Corresponding author: Yan-Qi Dang, PhD, Institute of Digestive Diseases, China-Canada Center of Research for Digestive Diseases, Longhua Hospital, Shanghai University of Tra
ditional Chinese Medicine, Fenglin Road Subdistrict, Shanghai 200032, China.
yq_dang@shutcm.edu.cn
Received: November 14, 2025
Revised: January 6, 2026
Accepted: February 13, 2026
Published online: May 7, 2026
Processing time: 164 Days and 2 Hours
BACKGROUND
Qiweizhigan granule (QWZG) is employed in clinical settings for the treatment of metabolic dysfunction-associated steatohepatitis (MASH). However, the precise biological mechanisms underlying its therapeutic effects are not yet fully elucidated.
AIM
To assess the efficacy and the mechanism of QWZG against MASH.
METHODS
Animal models were established, including normal group, a choline-deficient, L-amino acid-defined high-fat diet (CDAHFD) group, and low/medium/high-dose QWZG groups, as well as a rosiglitazone group. Through comprehensive biochemical, histopathological, RNA sequencing, and bioinformatics analyses, galectin 3 (LGALS3) was identified as a critical target of QWZG in the treatment of MASH. The level of LGALS3 was quantitatively assessed and validated using Western blotting, real-time quantitative PCR, and immunofluorescence. The role and function of LGALS3 in inflammation and MASH progression were further investigated through gene knockdown, overexpression, iron assay, and transmission electron microscopy.
RESULTS
QWZG significantly ameliorated liver pathology by reducing steatosis, inflammation, and fibrosis. RNA sequencing analysis identified 1507 co-expressed differentially expressed genes among the CDAHFD, normal, and QWZG groups. Among these, LGALS3 was identified as one of the most significantly altered differentially expressed genes. Both mRNA and protein levels of LGALS3 were elevated in the CDAHFD group compared to the normal group, whereas treatment with QWZG reduced their levels. Analysis of Human Protein Atlas database indicated that LGALS3 was predominantly expressed in Kupffer cells, and was validated by real-time quantitative PCR and immunofluorescence. Furthermore, the level of LGALS3 was significantly increased in lipopolysaccharide-induced RAW264.7 cells, where its overexpression and recombinant LGALS3 protein both significantly enhanced the expression of interleukin-6, interleukin-1β, and tumor necrosis factor-α. LGALS3 overexpression significantly inhibited glutathione peroxidase 4 (GPX4) expression, and exacerbated mitochondrial damage, whereas LGALS3 knockdown markedly increased GPX4 level, and significantly reduced the levels of both total iron and ferrous iron. QWZG treatment significantly reduced the levels of malondialdehyde and ferrous iron, increased the levels of superoxide dismutase and glutathione. In addition, QWZG treatment also significantly enhanced GPX4 expression. Mechanistically, LGALS3 knockdown was associated with reduced expression of tumor necrosis factor receptor-associated factor 6 (TRAF6) and NOD-like receptor family pyrin domain containing 3, while its overexpression led to increased levels of these proteins. The TRAF6 inhibitor C25-140 effectively reversed the LGALS3-induced alterations in GPX4 expression and iron accumulation. Furthermore, QWZG treatment significantly decreased the levels of TRAF6 and NOD-like receptor family pyrin domain containing 3.
CONCLUSION
QWZG ameliorated the progression of MASH by modulating ferroptosis through the LGALS3/TRAF6/GPX4 axis.
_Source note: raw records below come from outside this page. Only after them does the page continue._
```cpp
int mc_op_temporal_attention(const float* mf, const float* tf, const float* mask, float* yt, int32_t b0, int32_t nb, int32_t B, int32_t T,
                             int32_t Nt, int32_t H, int32_t L, int32_t form, int32_t skip_text, const int32_t* twin_flag, void* stream) {
    MC_REQUIRE(mf && tf && mask && yt && B > 0 && T > 0 && Nt > 0 && H > 0 && b0 >= 0 && nb >= 0 && b0 + nb <= 2 * B,
               "bad temporal_attention args");
    MC_REQUIRE(L == 32 || L == 64 || L == 128, "temporal_attention: latent_dim=%d unsupported (32, 64, 128)", L);
    hipStream_t s = (hipStream_t)stream;
    const bool sk = skip_text != 0;
    switch (form) {
    case MC_TEMPORAL_STEP: {
        const McOptions* o = mc_process_options();
        if (!o) return MC_ERR_ARG;
        return mc_launch_temporal(mf, tf, mask, yt, b0, nb, B, T, Nt, H, L, s, twin_flag, o->temporal_split, (o->chain >> kChainTemporalPair) & 1, sk);
    }
    case MC_TEMPORAL_WHOLE:
        return mc_launch_temporal(mf, tf, mask, yt, b0, nb, B, T, Nt, H, L, s, twin_flag, -1, false, sk);
    case MC_TEMPORAL_LSPLIT:
        MC_REQUIRE(L >= 64, "temporal_attention form LSPLIT: no column-sliced kernel at latent_dim=%d (64, 128)", L);
        return mc_launch_temporal(mf, tf, mask, yt, b0, nb, B, T, Nt, H, L, s, twin_flag, (long)nb * H, false, sk);
    case MC_TEMPORAL_PAIR:
        MC_REQUIRE(L == 64 && H % 2 == 0, "temporal_attention form PAIR: no two-part kernel at latent_dim=%d, num_parts=%d (64, even)", L, H);
        return mc_launch_temporal(mf, tf, mask, yt, b0, nb, B, T, Nt, H, L, s, twin_flag, -1, true, sk);
    case MC_TEMPORAL_F16X3:
    case MC_TEMPORAL_F16:
        MC_REQUIRE(L >= 64, "temporal_attention form %s: no fp16 kernel at latent_dim=%d (64, 128)", form == MC_TEMPORAL_F16X3 ? "F16X3" : "F16", L);
        return mc_launch_temporal_h(mf, tf, mask, yt, b0, nb, B, T, Nt, H, L, form == MC_TEMPORAL_F16X3, s, twin_flag, sk);
    }
    mc_set_error("temporal_attention: form %d (0 step, 1 WHOLE, 2 LSPLIT, 3 PAIR, 4 F16X3, 5 F16)", form);
    return MC_ERR_ARG;
}

int mc_op_sampler_update(const float* x_t, const float* ot, const float* on, const float* noise, float* x_prev, float* x0,
                         int64_t n, const mc_step_coefs* k, void* stream) {
    MC_REQUIRE(x_t && ot && on && noise && x_prev && k, "null argument");
    return mc_launch_sampler_update(x_t, ot, on, noise, x_prev, x0, n, to_coefs(k), (hipStream_t)stream);
}

}
```

### motioncraft_amd/csrc/mc_options.h

```cpp
#pragma once

enum ChainBit {
    kChainMlp = 0,
    kChainGate = 1,
    kChainRowchain = 2,
    kChainTwin = 4,
    kChainTwoStreams = 5,
    kChainGroupExperts = 6,
    kChainDeferTail = 7,
    kChainTwinAlias = 8,
    kChainCtrlGroups = 9,
    kChainProjQkv = 10,
    kChainTailGrouped = 11,
    kChainSffnPartials = 12,
    kChainDynSlices = 13,
    kChainSideBody = 14,
    kChainPqBody = 15,
    kChainTwinSplit = 16,
    kChainFilmPlanes = 17,
    kChainMlpDma = 18,
    kChainPadX = 19,
    kChainTemporalHalf = 20,
    kChainTailOnePass = 21,
    kChainTemporalPair = 22,
    kChainSkipText = 24,
    kChainStagger = 26,
    kChainResidualPre = 27,
    kChainFragMajor = 29,
    kChainBits = 30,
};
constexpr long kChainRetired = 1L << 3 | 1L << 23 | 1L << 25 | 1L << 28;
constexpr long kChainDefault = ((1L << kChainBits) - 1) & ~kChainRetired;
static_assert(kChainDefault == 763363319, "the default chain mask is public ABI");

struct McOptions {
    long chain, small_gemm_rows, split_rows_expert, split_rows_sffn, temporal_split, big_tokens, rowchain_split;
    long gemm_tune, small_tile_n, gemm_wp_grid, half_min_rows, gate_small, split_expert, split_sffn;
    long route_reg, route_coop, route_small, route_per, dbg_delay_us;
};

const McOptions* mc_process_options();
```

### motioncraft_amd/csrc/mc_step.hip

```cpp
#include "mc_ctx.h"

bool use_half(const mc_ctx* c) { return c->prec != MC_PREC_F32 && c->rows > c->opt.half_min_rows; }
static const HalfW* half_planes(const mc_ctx* c, const HalfW* hw) { return hw && hw->hi && use_half(c) ? hw : nullptr; }
static bool split3(const mc_ctx* c) { return c->prec == MC_PREC_F16X3; }

static bool twin_aliased(const mc_ctx* c, bool twin) { return twin && chain_on(c, kChainTwinAlias) && !c->no_alias; }
static TwinAlias twin_alias(const mc_ctx* c, bool twin, bool tokens) {
    return twin_aliased(c, twin) ? TwinAlias{mc_route_split_flag_ptr(c->rb), (tokens ? c->N : c->rows) / 2} : TwinAlias();
}

template <class Args>
static void set_tile_map(const mc_ctx* c, int group, Args& a) {
    const long to = (long)group * c->rb.max_tiles;
    a.tile_group = c->rb.tile_group + to; a.tile_row0 = c->rb.tile_row0 + to; a.tile_nrows = c->rb.tile_nrows + to;
    a.num_tiles = mc_route_num_tiles_ptr(c->rb, group);
}

static int dbg_hold(const mc_ctx* c, hipStream_t pos, hipStream_t neg) {
    const long us = c->opt.dbg_delay_us;
    return us == 0 ? MC_OK : mc_launch_spin((us > 0 ? us : -us) * 100, us > 0 ? pos : neg);
}

int dense(const mc_ctx* c, const float* A, long lda, const float* W, long ldw, const float* bias, const float* R, long ldr,
          float* C, long ldc, long M, int N, int K, int act, hipStream_t s) {
// ... 205 lines not shown
static int layer_body(mc_ctx* c, int i, bool twin, long row0, long nrows, hipStream_t sb) {
    const mc_model_config& g = c->m->cfg;
    const int L = g.latent_dim, H = g.num_parts, D = L * H;
    const LayerW& w = c->lw[i];
    const long tok0 = row0 * H, ntok = nrows * H;
    int r;
    if (pq_fused(c)) {
    } else if (chain_on(c, kChainRowchain) && mc_mlp_supported(L, 32)) {
        RowChainArgs q;
        q.split_tokens = c->opt.rowchain_split;
        q.X = c->mf; q.ldx = 4 * L; q.gamma = w.dyn_g; q.beta = w.dyn_b; q.W = w.qkv_w; q.bias = w.qkv_b;
        q.Y = c->qkv; q.ldy = 3 * L; q.tok0 = tok0; q.N = tok0 + ntok; q.L = L; q.Nout = 3 * L;
        q.alias = twin_alias(c, twin, true);
        if ((r = mc_launch_rowchain(1, q, sb))) return r;
    } else {
        if ((r = mc_launch_ln_rows(c->mf + tok0 * 4 * L, 4 * L, 0, w.dyn_g, w.dyn_b, nullptr, 1, c->z + tok0 * L, L, ntok, L, sb))) return r;
        if ((r = dense(c, c->z + tok0 * L, L, w.qkv_w, L, w.qkv_b, nullptr, 0, c->qkv + tok0 * 3 * L, 3 * L, ntok, 3 * L, L, ACT_NONE, sb))) return r;
    }
    if (body_fused(c)) return MC_OK;
    return mc_launch_body(c->mf + tok0 * 4 * L, 4 * L, c->qkv + tok0 * 3 * L, w.wsm, c->ys + row0 * D, nrows, H, L, g.dyn_heads, sb,
                          twin_alias(c, twin, false), row0);
}

static int layer_temporal(mc_ctx* c, int i, bool twin, long row0, long nrows, hipStream_t stt) {
    const mc_model_config& g = c->m->cfg;
    const int L = g.latent_dim, H = g.num_parts;
    const float* tfl = c->tf + (long)i * c->Ntxt * 2 * L;
    const int* twin_flag = twin_alias(c, twin, true).split_flag;
    const int tnb = (int)(nrows / c->T);
    if (use_half(c) && chain_on(c, kChainTemporalHalf) && (L == 128 || L == 64) && (long)tnb * H > c->opt.temporal_split)
        return mc_launch_temporal_h(c->mf, tfl, c->mask, c->yt, (int)(row0 / c->T), tnb, c->B, c->T, g.max_text_len, H, L,
                                    split3(c), stt, twin_flag, chain_on(c, kChainSkipText));
    return mc_launch_temporal(c->mf, tfl, c->mask, c->yt, (int)(row0 / c->T), tnb, c->B, c->T,
                              g.max_text_len, H, L, stt, twin_flag, c->opt.temporal_split, chain_on(c, kChainTemporalPair), chain_on(c, kChainSkipText));
}

static int layer_rows(mc_ctx* c, int i, bool twin, long row0, long nrows, hipStream_t s, hipStream_t st) {
    int r;
    if ((r = layer_proj(c, i, twin, row0, nrows, s))) return r;
    hipStream_t sb = s, stt = s;
    if (st != s) {
        MC_HIP(hipEventRecord(c->ev_fork, s));
        MC_HIP(hipStreamWaitEvent(st, c->ev_fork, 0));
        if (chain_on(c, kChainSideBody) && c->rows <= 1200) sb = st; else stt = st;
        if ((r = dbg_hold(c, st, s))) return r;
    }
    if ((r = layer_body(c, i, twin, row0, nrows, sb))) return r;
    if (sb != s) MC_HIP(hipEventRecord(c->ev_join, sb));
    if ((r = layer_temporal(c, i, twin, row0, nrows, stt))) return r;
    if (stt != s) MC_HIP(hipEventRecord(c->ev_join, stt));
    if (st != s) MC_HIP(hipStreamWaitEvent(s, c->ev_join, 0));
    return MC_OK;
}

static int layer_rows_tail(mc_ctx* c, int i, float* hs, int step, bool twin, long row0, long nrows, hipStream_t s, hipEvent_t ev_rows = nullptr,
                           hipEvent_t wait_first = nullptr) {
    if (wait_first) MC_HIP(hipStreamWaitEvent(s, wait_first, 0));
    const mc_model_config& g = c->m->cfg;
    const int L = g.latent_dim, H = g.num_parts, D = L * H, F = g.ffn_dim;
    const LayerW& w = c->lw[i];
    int r;
    const float* ss0 = c->ss + ((long)(i * 2 + 0) * c->maxS + step) * 2 * D;
    if ((r = film_block(c, hs, c->ys, c->yt, w.ca_ln_g, w.ca_ln_b, ss0, w.ca_out_w, w.ca_out_b, row0, nrows, s, false, twin_alias(c, twin, false), &w.h_ca_out, 1,
                        ev_rows))) return r;
    const long o = row0 * D;
    int z2_parts = 1;
    if (chain_on(c, kChainMlp) && mc_mlp_supported(L, F)) {
// ... 329 lines not shown
```

### motioncraft_amd/lib.py

```python
import ctypes
import os

import numpy as np

_HERE = os.path.dirname(os.path.abspath(__file__))
LIB_PATH = os.path.join(_HERE, 'libmotioncraft_amd.so')

MC_OK = 0
ACT_NONE, ACT_GELU, ACT_SILU = 0, 1, 2
TEMPORAL_FORMS = dict(step=0, whole=1, lsplit=2, pair=3, f16x3=4, f16=5)
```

Core Tip: This study reveals that galectin 3 plays a critical role in the progression of metabolic dysfunction-associated steatohepatitis by regulating ferroptosis through the tumor necrosis factor receptor-associated factor 6/glutathione peroxidase 4 axis. The traditional Chinese medicine Qiweizhigan granule significantly alleviates the progression of metabolic dysfunction-associated steatohepatitis by targeting the galectin 3/tumor necrosis factor receptor-associated factor 6/glutathione peroxidase 4 axis.